■ **Task description**
Among the records below, find each line bearing the word "done" and copy it.

■ **Stored data**
* * *

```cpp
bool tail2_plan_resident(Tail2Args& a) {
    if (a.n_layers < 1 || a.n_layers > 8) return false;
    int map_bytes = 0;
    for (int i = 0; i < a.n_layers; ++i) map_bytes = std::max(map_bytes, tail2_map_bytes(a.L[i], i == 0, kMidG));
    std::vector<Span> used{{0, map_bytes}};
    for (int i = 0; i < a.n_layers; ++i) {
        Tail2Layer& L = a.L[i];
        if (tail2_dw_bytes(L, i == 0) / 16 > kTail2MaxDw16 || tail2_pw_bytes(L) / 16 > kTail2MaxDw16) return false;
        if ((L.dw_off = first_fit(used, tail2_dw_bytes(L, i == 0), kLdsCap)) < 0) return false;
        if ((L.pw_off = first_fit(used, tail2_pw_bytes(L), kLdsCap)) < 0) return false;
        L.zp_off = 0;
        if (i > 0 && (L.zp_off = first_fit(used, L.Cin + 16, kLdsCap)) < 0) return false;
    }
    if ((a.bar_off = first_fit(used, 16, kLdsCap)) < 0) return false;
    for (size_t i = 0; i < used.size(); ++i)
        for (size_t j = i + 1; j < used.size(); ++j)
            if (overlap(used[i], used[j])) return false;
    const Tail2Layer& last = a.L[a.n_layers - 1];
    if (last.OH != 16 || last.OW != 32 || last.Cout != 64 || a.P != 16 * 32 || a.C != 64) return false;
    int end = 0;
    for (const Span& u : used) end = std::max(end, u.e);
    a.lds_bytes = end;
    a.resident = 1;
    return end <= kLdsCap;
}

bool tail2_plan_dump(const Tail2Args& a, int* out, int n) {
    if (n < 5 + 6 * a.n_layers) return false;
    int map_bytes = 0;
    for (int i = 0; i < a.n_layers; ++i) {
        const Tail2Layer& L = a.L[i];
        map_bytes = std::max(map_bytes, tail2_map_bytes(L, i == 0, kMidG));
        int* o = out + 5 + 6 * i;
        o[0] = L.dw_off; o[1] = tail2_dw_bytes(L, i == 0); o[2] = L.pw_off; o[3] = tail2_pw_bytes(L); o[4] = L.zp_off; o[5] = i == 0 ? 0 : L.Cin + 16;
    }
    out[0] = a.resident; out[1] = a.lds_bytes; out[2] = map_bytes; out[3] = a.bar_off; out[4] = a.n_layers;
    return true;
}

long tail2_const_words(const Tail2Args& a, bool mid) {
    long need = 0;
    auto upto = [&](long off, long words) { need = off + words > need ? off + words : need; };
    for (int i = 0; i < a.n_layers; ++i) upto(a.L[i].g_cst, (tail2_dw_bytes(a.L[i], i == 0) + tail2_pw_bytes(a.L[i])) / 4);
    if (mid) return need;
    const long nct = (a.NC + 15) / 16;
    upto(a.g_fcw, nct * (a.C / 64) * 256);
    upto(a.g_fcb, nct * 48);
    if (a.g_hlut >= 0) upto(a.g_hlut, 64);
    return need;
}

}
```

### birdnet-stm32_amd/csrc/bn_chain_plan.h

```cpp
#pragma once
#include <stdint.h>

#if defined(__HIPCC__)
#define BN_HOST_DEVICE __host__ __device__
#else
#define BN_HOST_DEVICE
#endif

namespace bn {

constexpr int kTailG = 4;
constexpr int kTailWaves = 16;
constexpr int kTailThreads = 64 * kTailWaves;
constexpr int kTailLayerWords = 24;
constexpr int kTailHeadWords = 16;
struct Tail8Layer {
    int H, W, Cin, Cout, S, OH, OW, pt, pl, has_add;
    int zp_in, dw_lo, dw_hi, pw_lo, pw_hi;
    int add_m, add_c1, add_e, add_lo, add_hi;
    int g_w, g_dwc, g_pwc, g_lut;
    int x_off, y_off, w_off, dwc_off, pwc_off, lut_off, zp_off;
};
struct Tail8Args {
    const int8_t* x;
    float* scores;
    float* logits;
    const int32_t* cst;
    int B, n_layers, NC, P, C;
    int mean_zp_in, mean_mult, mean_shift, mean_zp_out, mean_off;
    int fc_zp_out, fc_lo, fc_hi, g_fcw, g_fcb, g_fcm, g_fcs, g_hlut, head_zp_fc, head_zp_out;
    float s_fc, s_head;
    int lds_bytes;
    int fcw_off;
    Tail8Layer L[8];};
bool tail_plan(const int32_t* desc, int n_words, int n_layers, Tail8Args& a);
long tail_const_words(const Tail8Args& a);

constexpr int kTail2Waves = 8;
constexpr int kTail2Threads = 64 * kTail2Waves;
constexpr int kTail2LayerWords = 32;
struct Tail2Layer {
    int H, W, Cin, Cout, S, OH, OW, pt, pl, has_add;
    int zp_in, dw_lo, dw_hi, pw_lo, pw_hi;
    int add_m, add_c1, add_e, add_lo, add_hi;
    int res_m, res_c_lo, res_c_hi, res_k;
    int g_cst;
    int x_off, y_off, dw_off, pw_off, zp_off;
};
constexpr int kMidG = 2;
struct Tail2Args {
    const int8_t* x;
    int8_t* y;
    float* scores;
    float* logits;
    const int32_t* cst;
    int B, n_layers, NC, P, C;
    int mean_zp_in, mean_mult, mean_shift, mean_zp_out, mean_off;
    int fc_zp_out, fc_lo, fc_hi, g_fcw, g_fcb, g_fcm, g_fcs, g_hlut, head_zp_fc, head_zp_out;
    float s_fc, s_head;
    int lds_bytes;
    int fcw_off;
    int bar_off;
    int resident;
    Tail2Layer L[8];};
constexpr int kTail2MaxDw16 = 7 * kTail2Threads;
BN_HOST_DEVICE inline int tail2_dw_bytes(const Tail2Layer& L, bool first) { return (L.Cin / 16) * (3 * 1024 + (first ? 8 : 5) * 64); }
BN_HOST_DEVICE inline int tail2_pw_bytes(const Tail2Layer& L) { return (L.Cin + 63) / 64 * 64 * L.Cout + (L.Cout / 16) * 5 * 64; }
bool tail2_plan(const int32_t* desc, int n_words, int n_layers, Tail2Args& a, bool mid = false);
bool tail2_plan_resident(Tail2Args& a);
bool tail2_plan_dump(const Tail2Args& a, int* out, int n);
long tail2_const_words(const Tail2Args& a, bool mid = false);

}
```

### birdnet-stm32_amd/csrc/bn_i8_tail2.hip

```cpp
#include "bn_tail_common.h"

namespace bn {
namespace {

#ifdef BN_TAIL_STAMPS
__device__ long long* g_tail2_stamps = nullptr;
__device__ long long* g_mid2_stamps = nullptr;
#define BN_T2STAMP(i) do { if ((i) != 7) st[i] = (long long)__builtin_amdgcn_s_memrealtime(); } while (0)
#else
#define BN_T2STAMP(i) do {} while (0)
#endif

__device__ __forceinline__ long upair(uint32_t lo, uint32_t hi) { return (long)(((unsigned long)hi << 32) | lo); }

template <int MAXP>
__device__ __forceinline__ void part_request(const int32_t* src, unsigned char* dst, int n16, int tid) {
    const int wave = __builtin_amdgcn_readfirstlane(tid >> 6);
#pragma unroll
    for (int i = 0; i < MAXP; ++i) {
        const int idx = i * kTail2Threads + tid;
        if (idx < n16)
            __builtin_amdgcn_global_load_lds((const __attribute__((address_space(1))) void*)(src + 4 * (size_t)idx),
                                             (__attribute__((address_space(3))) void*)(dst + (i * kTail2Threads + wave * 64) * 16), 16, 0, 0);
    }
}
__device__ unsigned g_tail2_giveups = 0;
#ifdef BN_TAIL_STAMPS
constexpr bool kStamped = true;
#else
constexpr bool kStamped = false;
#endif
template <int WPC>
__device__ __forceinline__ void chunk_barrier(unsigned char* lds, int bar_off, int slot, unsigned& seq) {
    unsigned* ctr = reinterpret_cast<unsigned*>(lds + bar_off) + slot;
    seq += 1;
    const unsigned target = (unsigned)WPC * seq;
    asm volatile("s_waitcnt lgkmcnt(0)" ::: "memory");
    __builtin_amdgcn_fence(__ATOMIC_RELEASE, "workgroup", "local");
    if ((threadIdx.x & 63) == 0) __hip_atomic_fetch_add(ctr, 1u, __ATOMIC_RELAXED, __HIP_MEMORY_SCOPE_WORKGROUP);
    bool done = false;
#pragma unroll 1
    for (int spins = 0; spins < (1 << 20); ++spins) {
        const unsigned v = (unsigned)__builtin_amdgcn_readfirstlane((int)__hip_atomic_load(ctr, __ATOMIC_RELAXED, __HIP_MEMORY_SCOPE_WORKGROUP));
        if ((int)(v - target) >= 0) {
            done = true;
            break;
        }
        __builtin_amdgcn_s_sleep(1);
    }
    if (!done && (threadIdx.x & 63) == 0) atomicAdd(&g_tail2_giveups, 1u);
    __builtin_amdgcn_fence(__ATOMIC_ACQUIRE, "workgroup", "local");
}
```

* * *

■ **Response**
    bool done = false;
            done = true;
    if (!done && (threadIdx.x & 63) == 0) atomicAdd(&g_tail2_giveups, 1u);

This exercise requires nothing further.